The first line of the data below and every line after it, through the one with "CHAIN_STAMP(0);", must be transcribed without change.

(Source records)
________________________________________
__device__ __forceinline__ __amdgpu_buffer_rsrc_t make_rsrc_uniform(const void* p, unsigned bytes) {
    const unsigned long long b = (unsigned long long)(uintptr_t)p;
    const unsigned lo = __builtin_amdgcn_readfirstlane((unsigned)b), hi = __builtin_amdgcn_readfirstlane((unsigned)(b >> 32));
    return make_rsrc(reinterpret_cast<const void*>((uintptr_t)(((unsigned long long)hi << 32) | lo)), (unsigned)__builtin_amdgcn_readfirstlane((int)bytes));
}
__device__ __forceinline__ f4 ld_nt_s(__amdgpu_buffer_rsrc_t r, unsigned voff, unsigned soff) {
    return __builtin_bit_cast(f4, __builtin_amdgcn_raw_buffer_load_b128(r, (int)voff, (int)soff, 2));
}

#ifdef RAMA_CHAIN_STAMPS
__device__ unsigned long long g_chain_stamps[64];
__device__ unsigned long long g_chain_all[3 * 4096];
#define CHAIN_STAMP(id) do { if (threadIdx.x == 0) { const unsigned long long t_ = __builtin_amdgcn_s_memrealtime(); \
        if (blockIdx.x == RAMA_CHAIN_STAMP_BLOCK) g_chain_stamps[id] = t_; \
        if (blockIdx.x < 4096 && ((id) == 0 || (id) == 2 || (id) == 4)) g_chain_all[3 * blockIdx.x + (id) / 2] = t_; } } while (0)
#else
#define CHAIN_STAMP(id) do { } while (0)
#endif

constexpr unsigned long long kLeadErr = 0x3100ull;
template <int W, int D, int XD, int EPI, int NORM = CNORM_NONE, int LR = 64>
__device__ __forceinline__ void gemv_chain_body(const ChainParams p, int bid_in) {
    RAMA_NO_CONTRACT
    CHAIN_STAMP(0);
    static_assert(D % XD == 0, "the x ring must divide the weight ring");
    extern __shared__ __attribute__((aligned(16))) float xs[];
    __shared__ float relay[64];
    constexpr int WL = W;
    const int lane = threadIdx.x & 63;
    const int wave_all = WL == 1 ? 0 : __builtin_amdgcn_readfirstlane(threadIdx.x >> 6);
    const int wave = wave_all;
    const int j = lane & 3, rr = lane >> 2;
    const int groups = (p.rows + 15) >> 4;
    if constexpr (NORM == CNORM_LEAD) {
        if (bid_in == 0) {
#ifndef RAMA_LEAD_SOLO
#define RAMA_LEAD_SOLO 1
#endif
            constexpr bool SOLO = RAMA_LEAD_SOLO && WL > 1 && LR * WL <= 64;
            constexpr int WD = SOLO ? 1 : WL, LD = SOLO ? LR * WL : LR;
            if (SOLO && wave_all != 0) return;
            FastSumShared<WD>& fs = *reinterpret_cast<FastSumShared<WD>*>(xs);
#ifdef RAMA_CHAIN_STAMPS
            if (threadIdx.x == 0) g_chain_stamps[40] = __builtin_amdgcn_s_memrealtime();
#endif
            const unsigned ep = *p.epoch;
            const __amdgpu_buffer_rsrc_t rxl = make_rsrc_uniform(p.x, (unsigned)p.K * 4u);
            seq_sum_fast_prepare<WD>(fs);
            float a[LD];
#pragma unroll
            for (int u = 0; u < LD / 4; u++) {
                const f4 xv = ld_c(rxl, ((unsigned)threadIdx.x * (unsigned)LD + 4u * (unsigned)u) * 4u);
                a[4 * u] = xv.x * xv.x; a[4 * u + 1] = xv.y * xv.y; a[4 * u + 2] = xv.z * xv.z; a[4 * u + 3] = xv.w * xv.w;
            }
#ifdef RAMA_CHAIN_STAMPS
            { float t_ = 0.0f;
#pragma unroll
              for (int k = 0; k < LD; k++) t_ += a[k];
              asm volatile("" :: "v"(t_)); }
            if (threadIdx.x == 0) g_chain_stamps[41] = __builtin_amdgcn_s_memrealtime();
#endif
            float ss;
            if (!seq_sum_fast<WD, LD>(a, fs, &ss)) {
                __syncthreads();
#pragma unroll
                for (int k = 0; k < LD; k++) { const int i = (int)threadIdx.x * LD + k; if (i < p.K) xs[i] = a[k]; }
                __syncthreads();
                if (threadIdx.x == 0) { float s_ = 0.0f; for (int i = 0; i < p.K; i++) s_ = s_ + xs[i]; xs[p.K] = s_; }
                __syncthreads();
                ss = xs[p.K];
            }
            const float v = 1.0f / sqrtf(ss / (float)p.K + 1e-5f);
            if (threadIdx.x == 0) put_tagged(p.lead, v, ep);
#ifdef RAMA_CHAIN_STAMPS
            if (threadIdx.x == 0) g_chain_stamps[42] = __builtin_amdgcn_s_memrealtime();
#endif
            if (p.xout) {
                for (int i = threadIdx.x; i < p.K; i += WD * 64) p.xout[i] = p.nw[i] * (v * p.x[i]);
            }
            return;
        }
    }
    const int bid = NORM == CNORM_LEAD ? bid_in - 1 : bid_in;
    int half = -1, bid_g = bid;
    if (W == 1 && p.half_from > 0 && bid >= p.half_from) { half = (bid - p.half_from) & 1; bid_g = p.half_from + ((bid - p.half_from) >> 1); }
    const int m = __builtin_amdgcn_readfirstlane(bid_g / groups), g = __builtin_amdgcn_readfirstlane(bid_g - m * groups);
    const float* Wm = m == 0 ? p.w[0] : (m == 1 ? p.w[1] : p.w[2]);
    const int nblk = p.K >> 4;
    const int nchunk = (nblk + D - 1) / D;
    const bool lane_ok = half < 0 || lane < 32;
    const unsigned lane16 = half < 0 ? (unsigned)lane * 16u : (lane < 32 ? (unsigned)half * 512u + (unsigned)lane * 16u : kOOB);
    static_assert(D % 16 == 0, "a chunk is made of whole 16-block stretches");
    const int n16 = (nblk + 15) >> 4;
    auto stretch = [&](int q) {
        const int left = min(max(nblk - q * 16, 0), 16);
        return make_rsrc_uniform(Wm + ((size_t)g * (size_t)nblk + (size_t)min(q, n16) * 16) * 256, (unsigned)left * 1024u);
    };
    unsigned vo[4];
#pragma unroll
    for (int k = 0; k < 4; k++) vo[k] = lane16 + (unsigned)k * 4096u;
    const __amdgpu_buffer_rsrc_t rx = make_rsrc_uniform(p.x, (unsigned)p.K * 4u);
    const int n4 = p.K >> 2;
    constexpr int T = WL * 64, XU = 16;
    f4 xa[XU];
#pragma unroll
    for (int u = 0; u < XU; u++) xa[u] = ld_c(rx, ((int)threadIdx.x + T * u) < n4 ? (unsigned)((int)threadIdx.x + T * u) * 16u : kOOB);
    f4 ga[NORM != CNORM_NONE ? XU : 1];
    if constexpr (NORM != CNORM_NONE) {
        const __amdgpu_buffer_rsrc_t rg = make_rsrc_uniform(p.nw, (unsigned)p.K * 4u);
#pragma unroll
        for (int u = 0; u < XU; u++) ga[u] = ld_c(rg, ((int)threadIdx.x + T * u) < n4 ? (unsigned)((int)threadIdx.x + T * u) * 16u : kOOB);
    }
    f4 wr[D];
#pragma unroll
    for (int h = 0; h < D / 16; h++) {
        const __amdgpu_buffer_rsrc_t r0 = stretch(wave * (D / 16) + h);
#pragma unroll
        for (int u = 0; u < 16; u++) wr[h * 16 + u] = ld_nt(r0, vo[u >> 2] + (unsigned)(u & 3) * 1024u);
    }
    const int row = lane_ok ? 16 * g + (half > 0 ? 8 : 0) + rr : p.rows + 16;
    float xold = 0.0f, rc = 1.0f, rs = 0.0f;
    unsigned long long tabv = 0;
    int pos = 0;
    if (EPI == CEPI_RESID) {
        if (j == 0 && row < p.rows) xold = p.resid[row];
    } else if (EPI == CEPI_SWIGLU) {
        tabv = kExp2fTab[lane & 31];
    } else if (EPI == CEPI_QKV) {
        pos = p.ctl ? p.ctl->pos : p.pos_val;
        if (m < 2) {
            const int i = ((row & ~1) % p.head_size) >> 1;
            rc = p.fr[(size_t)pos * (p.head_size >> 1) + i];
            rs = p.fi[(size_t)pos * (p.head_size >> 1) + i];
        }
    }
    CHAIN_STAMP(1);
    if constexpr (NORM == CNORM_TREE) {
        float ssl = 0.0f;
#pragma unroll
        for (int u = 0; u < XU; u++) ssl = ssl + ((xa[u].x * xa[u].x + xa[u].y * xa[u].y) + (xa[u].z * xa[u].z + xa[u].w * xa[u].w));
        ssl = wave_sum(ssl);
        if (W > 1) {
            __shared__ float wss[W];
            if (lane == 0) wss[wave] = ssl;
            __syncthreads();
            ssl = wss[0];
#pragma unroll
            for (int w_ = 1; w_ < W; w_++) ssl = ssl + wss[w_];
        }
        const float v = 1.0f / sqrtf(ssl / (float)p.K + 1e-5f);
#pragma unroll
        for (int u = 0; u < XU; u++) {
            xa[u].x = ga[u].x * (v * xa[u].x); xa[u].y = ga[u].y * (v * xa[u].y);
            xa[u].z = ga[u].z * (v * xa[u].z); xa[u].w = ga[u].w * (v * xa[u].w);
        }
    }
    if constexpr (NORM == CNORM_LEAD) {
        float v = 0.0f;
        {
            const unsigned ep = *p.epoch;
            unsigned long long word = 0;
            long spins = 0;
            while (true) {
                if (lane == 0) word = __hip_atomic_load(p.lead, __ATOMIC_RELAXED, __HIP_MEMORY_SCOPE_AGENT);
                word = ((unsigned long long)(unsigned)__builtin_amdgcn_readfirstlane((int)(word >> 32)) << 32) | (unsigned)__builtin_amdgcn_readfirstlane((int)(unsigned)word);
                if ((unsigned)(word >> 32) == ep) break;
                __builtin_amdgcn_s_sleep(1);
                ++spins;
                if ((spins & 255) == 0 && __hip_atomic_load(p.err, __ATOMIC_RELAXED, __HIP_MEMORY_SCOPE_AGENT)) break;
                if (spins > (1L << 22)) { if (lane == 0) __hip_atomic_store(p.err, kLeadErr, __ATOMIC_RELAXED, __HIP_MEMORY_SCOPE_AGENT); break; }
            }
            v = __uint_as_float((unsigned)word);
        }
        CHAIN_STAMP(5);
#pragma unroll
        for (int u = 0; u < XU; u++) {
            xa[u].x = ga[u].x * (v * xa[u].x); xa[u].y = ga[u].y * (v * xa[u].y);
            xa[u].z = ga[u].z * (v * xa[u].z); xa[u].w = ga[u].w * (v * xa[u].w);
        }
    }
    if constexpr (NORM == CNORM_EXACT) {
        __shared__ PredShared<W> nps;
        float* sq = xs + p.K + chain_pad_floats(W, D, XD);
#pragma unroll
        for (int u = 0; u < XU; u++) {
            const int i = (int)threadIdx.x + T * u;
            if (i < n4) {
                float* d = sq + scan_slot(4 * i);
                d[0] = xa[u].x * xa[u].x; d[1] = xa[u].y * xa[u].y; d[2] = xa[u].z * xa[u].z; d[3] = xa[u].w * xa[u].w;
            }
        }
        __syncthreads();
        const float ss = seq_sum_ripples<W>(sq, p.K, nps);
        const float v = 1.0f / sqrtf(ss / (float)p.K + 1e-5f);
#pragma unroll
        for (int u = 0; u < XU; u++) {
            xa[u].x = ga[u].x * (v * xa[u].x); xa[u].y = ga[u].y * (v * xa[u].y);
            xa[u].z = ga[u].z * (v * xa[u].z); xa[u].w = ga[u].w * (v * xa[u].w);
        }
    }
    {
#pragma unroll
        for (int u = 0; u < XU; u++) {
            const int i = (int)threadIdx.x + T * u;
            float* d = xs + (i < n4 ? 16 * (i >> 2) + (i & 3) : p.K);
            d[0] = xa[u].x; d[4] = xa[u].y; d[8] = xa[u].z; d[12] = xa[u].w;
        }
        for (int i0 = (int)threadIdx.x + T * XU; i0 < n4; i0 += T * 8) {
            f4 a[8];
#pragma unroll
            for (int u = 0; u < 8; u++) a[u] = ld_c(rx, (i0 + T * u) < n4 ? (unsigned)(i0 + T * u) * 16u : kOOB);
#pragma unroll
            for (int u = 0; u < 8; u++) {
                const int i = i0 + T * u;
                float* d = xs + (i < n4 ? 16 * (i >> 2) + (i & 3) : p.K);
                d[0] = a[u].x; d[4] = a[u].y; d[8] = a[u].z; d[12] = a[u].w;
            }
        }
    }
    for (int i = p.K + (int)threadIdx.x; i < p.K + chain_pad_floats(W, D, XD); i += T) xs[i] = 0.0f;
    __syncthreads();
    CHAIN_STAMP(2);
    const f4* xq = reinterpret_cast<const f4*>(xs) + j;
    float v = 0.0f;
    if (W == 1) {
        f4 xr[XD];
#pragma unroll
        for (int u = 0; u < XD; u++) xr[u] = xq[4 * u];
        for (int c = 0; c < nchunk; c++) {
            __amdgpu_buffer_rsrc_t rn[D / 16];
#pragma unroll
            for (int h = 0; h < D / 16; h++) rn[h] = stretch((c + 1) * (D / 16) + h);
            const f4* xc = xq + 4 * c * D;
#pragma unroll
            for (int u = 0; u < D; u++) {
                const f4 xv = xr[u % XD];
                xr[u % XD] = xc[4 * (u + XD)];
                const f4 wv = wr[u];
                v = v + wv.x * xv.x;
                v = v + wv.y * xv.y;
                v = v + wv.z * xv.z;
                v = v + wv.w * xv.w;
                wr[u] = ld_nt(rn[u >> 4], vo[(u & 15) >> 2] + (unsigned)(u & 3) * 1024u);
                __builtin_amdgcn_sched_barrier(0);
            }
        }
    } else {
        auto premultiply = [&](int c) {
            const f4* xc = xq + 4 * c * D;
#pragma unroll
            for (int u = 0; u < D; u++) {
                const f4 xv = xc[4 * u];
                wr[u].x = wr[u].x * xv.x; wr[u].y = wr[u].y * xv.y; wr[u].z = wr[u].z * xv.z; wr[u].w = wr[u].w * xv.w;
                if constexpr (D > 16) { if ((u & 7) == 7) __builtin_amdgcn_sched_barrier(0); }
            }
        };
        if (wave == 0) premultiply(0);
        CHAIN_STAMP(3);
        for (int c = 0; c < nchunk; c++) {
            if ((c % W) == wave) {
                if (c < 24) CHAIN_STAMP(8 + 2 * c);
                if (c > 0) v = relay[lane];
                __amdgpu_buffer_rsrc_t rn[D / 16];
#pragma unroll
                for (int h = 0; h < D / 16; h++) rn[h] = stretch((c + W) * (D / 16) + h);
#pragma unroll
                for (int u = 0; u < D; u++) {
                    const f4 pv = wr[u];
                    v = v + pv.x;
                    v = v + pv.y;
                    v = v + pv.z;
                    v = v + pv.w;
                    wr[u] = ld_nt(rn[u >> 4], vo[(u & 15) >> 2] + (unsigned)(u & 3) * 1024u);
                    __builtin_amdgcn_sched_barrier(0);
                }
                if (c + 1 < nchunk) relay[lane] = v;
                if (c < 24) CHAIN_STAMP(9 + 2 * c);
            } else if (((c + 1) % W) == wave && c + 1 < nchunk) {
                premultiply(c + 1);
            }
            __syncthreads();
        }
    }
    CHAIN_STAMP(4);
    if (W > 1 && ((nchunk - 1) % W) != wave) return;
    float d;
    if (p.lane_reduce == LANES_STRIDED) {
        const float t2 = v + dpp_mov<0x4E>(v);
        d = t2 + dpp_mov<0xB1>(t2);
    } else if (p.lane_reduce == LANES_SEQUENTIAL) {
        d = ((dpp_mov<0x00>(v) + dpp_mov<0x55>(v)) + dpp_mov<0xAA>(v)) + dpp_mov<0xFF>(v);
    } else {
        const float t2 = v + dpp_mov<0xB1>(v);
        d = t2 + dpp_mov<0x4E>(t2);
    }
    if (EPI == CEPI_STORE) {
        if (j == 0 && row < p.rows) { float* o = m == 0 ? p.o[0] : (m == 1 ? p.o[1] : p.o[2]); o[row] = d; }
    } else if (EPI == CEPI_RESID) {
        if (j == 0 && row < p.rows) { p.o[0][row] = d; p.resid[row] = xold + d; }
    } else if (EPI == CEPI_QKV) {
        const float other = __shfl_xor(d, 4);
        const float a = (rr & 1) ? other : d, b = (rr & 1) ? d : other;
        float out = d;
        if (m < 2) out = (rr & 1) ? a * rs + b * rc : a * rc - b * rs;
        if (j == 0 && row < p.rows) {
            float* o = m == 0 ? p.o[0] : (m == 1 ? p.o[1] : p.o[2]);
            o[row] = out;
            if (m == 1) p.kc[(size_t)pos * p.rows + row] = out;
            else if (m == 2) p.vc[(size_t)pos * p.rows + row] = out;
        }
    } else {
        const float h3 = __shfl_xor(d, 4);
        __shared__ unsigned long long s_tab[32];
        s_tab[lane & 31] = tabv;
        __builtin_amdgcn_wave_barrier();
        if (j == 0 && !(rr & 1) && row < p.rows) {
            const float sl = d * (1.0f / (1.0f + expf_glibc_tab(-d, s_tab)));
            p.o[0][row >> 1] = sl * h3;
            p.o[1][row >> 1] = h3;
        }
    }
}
________________________________________
**Result of the exercise**:
__device__ __forceinline__ __amdgpu_buffer_rsrc_t make_rsrc_uniform(const void* p, unsigned bytes) {
    const unsigned long long b = (unsigned long long)(uintptr_t)p;
    const unsigned lo = __builtin_amdgcn_readfirstlane((unsigned)b), hi = __builtin_amdgcn_readfirstlane((unsigned)(b >> 32));
    return make_rsrc(reinterpret_cast<const void*>((uintptr_t)(((unsigned long long)hi << 32) | lo)), (unsigned)__builtin_amdgcn_readfirstlane((int)bytes));
}
__device__ __forceinline__ f4 ld_nt_s(__amdgpu_buffer_rsrc_t r, unsigned voff, unsigned soff) {
    return __builtin_bit_cast(f4, __builtin_amdgcn_raw_buffer_load_b128(r, (int)voff, (int)soff, 2));
}

#ifdef RAMA_CHAIN_STAMPS
__device__ unsigned long long g_chain_stamps[64];
__device__ unsigned long long g_chain_all[3 * 4096];
#define CHAIN_STAMP(id) do { if (threadIdx.x == 0) { const unsigned long long t_ = __builtin_amdgcn_s_memrealtime(); \
        if (blockIdx.x == RAMA_CHAIN_STAMP_BLOCK) g_chain_stamps[id] = t_; \
        if (blockIdx.x < 4096 && ((id) == 0 || (id) == 2 || (id) == 4)) g_chain_all[3 * blockIdx.x + (id) / 2] = t_; } } while (0)
#else
#define CHAIN_STAMP(id) do { } while (0)
#endif

constexpr unsigned long long kLeadErr = 0x3100ull;
template <int W, int D, int XD, int EPI, int NORM = CNORM_NONE, int LR = 64>
__device__ __forceinline__ void gemv_chain_body(const ChainParams p, int bid_in) {
    RAMA_NO_CONTRACT
    CHAIN_STAMP(0);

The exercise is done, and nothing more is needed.